Still, there are several excellent moments throughout. The interaction between characters is often quite good, as Frans and Gerda form a sort of stand-in family for Justin as he searches for his father. Both characters sidestep clichés, which is welcome since many of the other characters fall into such trappings. Some of them, most notably the authorities and the neighbor, are more caricatures than true characters, which delineates the dichotomy between the “good guys” and the “bad guys” too cleanly.

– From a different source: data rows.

+                            *reinterpret_cast<h8*>(&L.Bs[(((NAC - 1) * 4 + 3) * 16 + n) * 8]) = sp;                             \
+                        }                                                                                                       \
+                        centred = true;                                                                                         \
+                    }                                                                                                           \
+                    {                                                                                                           \
+                        const _Float16* const bsl = &L.Bs[(kq * 16 + n) * 8];                                                   \
+                        _Pragma("unroll")                                                                                       \
+                        for (int i = 0; i < NAC; ++i) Bv[i] = *reinterpret_cast<const h8*>(bsl + i * 512);                      \
+                    }
+                    if (!DIST_FIRST_FETCH) { DIST_PIXEL_OPERANDS() }
+                    int yb, yt, iflag = 0;
+                    const char* packed_p = nullptr;
+                    int nview_p = 0;
+                    if (DIST_FIRST_FETCH) {
+                        v2i yrange = *reinterpret_cast<const v2i*>(&L.ired[par][0]);
+                        int iflag_v = L.iflag;
+                        if (RETRY) { packed_p = KARG(const char*, packed); nview_p = KARG(int, a.V); }
+                        asm volatile("" : "+v"(yrange), "+v"(iflag_v));
+                        iflag = __builtin_amdgcn_readfirstlane(iflag_v);
+                        yb = __builtin_amdgcn_readfirstlane(yrange.x); yt = __builtin_amdgcn_readfirstlane(yrange.y);
+                    } else {
+                        yb = __builtin_amdgcn_readfirstlane(L.ired[par][0]); yt = __builtin_amdgcn_readfirstlane(L.ired[par][1]);
+                    }
+                    int nb = 0, lo = 0, nblk = 0, fb = 0, incl = 0;
                     bool fits = true;
                     if (yb <= yt) {
                         const int ncell = yt - yb + 1;
@@ -509,13 +525,13 @@
                             const int l0 = min(e0.x, e1.x), h0 = max(e0.y, e1.y);
                             lo = ((l0 + dist::RING) & ~3) - dist::RING;
                             nblk = l0 <= h0 ? (h0 - lo + 2 + 15) >> 4 : 0;
-                            const int incl = wave_scan_incl(nblk);
+                            incl = wave_scan_incl(nblk);
                             nb = __builtin_amdgcn_readlane(incl, 63);
                             fits = nb <= MAXB;
                             fb = incl - nblk;
                         }
                     }
-                    const int iflag = __builtin_amdgcn_readfirstlane(L.iflag);
+                    if (!DIST_FIRST_FETCH) iflag = __builtin_amdgcn_readfirstlane(L.iflag);
                     if ((iflag & 3) != 0) fits = false;
                     if (DIST_FORCE_DIRECT == -1 || DIST_FORCE_DIRECT == v) fits = false;
                     state ^= 2;
@@ -527,18 +543,21 @@
                         constexpr int PB = dist::GROUP_PLANE_BYTES, GB = (8 * NCHK + 4) * PB;
                         const int Wp = dist::wp(W);
                         const int ntex = (n / dist::GROUP) * GB + (n % dist::GROUP) * 16;
-                        const char* srcv = RETRY ? KARG(const char*, packed) + (size_t)((size_t)b * KARG(int, a.V) + v) * dist::view_bytes(C, H, W) : srcv_v;
+                        const char* srcv = RETRY ? (DIST_FIRST_FETCH ? packed_p : KARG(const char*, packed)) + (size_t)((size_t)b * (DIST_FIRST_FETCH ? nview_p : KARG(int, a.V)) + v) * dist::view_bytes(C, H, W) : srcv_v;
                         const __amdgpu_buffer_rsrc_t rsrc = __builtin_amdgcn_make_buffer_rsrc((void*)srcv, 0, (int)dist::view_bytes(C, H, W), 0x00020000);
                         const int voffA = opaque_v(ntex + kq * PB);
                         h8 S[NS][NAC];
+#define DIST_BLOCK_OFF(rho, xs) (((yb + (rho) + dist::RING) * (Wp / dist::GROUP) + ((xs) + dist::RING) / dist::GROUP) * GB)
                         int boff = 0;
-                        if (go) {
-#pragma unroll 1
-                            for (int i = 0; i < nblk; ++i) L.brow[fb + i] = lane;
-                            const int rho = L.brow[min(lane, MAXB - 1)];
-                            const int xs = __builtin_amdgcn_ds_bpermute(4 * rho, lo) + 16 * (lane - __builtin_amdgcn_ds_bpermute(4 * rho, fb));
-                            boff = lane < nb ? ((yb + rho + dist::RING) * (Wp / dist::GROUP) + (xs + dist::RING) / dist::GROUP) * GB : OOB;
-                        }
+#define DIST_LANE_OFFSETS()                                                                                                     \
+                        if (go) {                                                                                               \
+                            _Pragma("unroll 1")                                                                                 \
+                            for (int i = 0; i < nblk; ++i) L.brow[fb + i] = lane;                                               \
+                            const int rho = L.brow[min(lane, MAXB - 1)];                                                        \
+                            const int xs = __builtin_amdgcn_ds_bpermute(4 * rho, lo) + 16 * (lane - __builtin_amdgcn_ds_bpermute(4 * rho, fb)); \
+                            boff = lane < nb ? DIST_BLOCK_OFF(rho, xs) : OOB;                                                   \
+                        }
+                        if (!DIST_FIRST_FETCH) { DIST_LANE_OFFSETS() }
                         auto fetch = [&S, rsrc, voffA](int set, int i, int soff) {
                             int voff = voffA;
                             if (i == NAC - 1) {
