+      const bufdesc_t desc_d = make_buf(dy + (size_t)nbase * a.H * a.W * a.ldy);
+      const bufdesc_t desc_x = make_buf(x + (size_t)nbase * a.Hi * a.Wi * a.ldx);
+      const unsigned voff_d = lane_ok_d ? (unsigned)((dpix * a.ldy + c_d) * (int)sizeof(T)) : DMA_PAD;
+      unsigned voff_x[2];
+#pragma unroll
+      for (int k = 0; k < 2; ++k) voff_x[k] = lane_ok_x[k] ? (unsigned)((xpix[k] * a.ldx + c_x[k]) * (int)sizeof(T)) : DMA_PAD;
+      const unsigned d_stride = (unsigned)(2 * a.W * a.ldy) * (unsigned)sizeof(T), x_stride = (unsigned)(a.Wi * a.ldx) * (unsigned)sizeof(T);
+      const unsigned d_base = (unsigned)((py * a.W + px) * a.ldy) * (unsigned)sizeof(T);
+      auto with_rows = [](bufdesc_t d, bool ok) { d[2] = ok ? (int)DMA_PAD : 0; return d; };
+      int k_next = 0;
+      unsigned d_soff_next = d_base + (unsigned)ia * d_stride, x_soff_next = (unsigned)(ia - 1 + py) * x_stride;
+      auto issue_next_piece = [&](int piece, int sl) {
+        if (piece == 0) {
+          dma16_buf(with_rows(desc_d, ia + k_next < ib), voff_d, d_soff_next, lds_d + sl * DROW + wave * 1024);
+        } else if (piece == 1 || three) {
+          const int k = piece - 1;
+          dma16_buf(with_rows(desc_x, (unsigned)(ia - 1 + py + k_next) < (unsigned)a.Hi), voff_x[k], x_soff_next, lds_x + sl * XROW + xpiece[k] * 1024);
+        }
+        if (piece == 2) {
+          d_soff_next += d_stride;
+          x_soff_next += x_stride;
+          ++k_next;
+        }
+      };
+      auto load_x = [&](int sl, int c, bf16x8 (&bf)[2]) {
+#pragma unroll
+        for (int bi = 0; bi < 2; ++bi) bf[bi] = frag(sl * XROW, plx + 3 + c, colB + 16 * bi);
+      };
+      auto load_dy = [&](int sl, bf16x8 (&af)[2]) {
+#pragma unroll
+        for (int ao = 0; ao < 2; ++ao) af[ao] = frag(X_BYTES + sl * DROW + dhalf, pl, colA + 16 * ao);
+      };
+      bf16x8 da[2], db[2], dn[2];
+      auto mfma4 = [&](int g, int c, const bf16x8 (&dg)[2], const bf16x8 (&xk)[2]) {
+#pragma unroll
+        for (int ao = 0; ao < 2; ++ao)
+#pragma unroll
+          for (int bi = 0; bi < 2; ++bi) mfma_16x16x32_acc<T>(dg[ao], xk[bi], acc[g][c][ao][bi]);
+      };
+
+#pragma unroll
+      for (int k = 0; k < PF; ++k)
+#pragma unroll
+        for (int piece = 0; piece < 3; ++piece) issue_next_piece(piece, k);
+      if (three) wait_vmcnt<3 * (PF - 2)>(); else wait_vmcnt<2 * (PF - 2)>();
+      __builtin_amdgcn_s_barrier();
+
+      bf16x8 xa[2], xb[2];
+      load_x(0, 0, xa);
+      load_dy(0, db);
+#pragma unroll
+      for (int ao = 0; ao < 2; ++ao) da[ao] = __builtin_bit_cast(bf16x8, make_uint4(0, 0, 0, 0));
+      auto row_step = [&](auto slot_tag) {
+        constexpr int S = decltype(slot_tag)::value;
+        constexpr int SN = (S + PF) % NR;
+        load_x(S, 1, xb);
+        __builtin_amdgcn_sched_barrier(0);
+        mfma4(0, 0, da, xa);
+        issue_next_piece(0, SN);
+        mfma4(1, 0, db, xa);
+        issue_next_piece(1, SN);
+        __builtin_amdgcn_sched_barrier(0);
+        asm volatile("s_waitcnt lgkmcnt(0)" ::: "memory");
+        if (three) wait_vmcnt<3 * (PF - 2) + 2>(); else wait_vmcnt<2 * (PF - 2) + 2>();
+        __builtin_amdgcn_s_barrier();
+        load_x((S + 1) % NR, 0, xa);
+        load_dy((S + 1) % NR, dn);
+        __builtin_amdgcn_sched_barrier(0);
+        mfma4(0, 1, da, xb);
+        issue_next_piece(2, SN);
+        mfma4(1, 1, db, xb);
+#pragma unroll
+        for (int ao = 0; ao < 2; ++ao) {
+          da[ao] = db[ao];
+          db[ao] = dn[ao];
+        }
+      };
+      using S0 = std::integral_constant<int, 0>;
+      using S1 = std::integral_constant<int, 1>;
+      using S2 = std::integral_constant<int, 2>;
+      using S3 = std::integral_constant<int, 3>;
+      using S4 = std::integral_constant<int, 4>;
+      using S5 = std::integral_constant<int, 5>;
+      static_assert(NR == 6, "six step bodies per trip");
+      int s = 0;
+      for (; s + 6 <= a.RB + 1; s += 6) {
+        row_step(S0{});
+        row_step(S1{});
+        row_step(S2{});
+        row_step(S3{});
+        row_step(S4{});
+        row_step(S5{});
+      }
+      row_step(S0{});
+      row_step(S1{});
+      row_step(S2{});
+      if (s + 5 <= a.RB + 1) {
+        row_step(S3{});
+        row_step(S4{});
+      }
+      asm volatile("s_waitcnt lgkmcnt(0)" ::: "memory");
+      wait_vmcnt<0>();
+      __builtin_amdgcn_s_barrier();
+    }
+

Matters of race, conscience and ideology seem to play a prominent role in “Hop,” but the film’s conclusion wraps everything up too neatly for those themes to carry any true resonance. While the film seems to be moving toward one resolution, the director suddenly jerks it in a different, largely unwelcome direction, as it he’s afraid of following through on the film he’s started to make. It almost seems as if Standaert wasn’t true to his instincts, and tried to make something that would please his audience, rather than follow through to the film’s logical conclusion.

Additionally, “Hop” is never sure if it wants to be a drama or a comedy, and the two genres mix with uneven results. There are aspects of “Hop” which are quite funny, but the film seems to take itself too seriously to be considered mere comedy. At the same time, it is not self-aware or introspective enough to be a proper drama, which it often seems to lean toward.

The acting is quite good throughout. Kalomba Mbuyi is clearly a talented young actor, and he carries much of the film. As Justin, he manages to portray a wide scope of emotions, and his charisma and screen personality is engagingly watchable. Antje De Boeck may give the best performance in the film as Gerda, whose concern for Justin and love for Frans is strikingly emotional.

“Hop” falls short of its potential, but it’s by no means a bad film. While viewers might wish that it explored its themes a little deeper, writer-director Dominique Standaert demonstrates his filmmaking potential and establishes himself as a significant talent. “Hop” will be screened on Thursday at 7 p.m. and 10 p.m. as part of the Nanovic Film Series.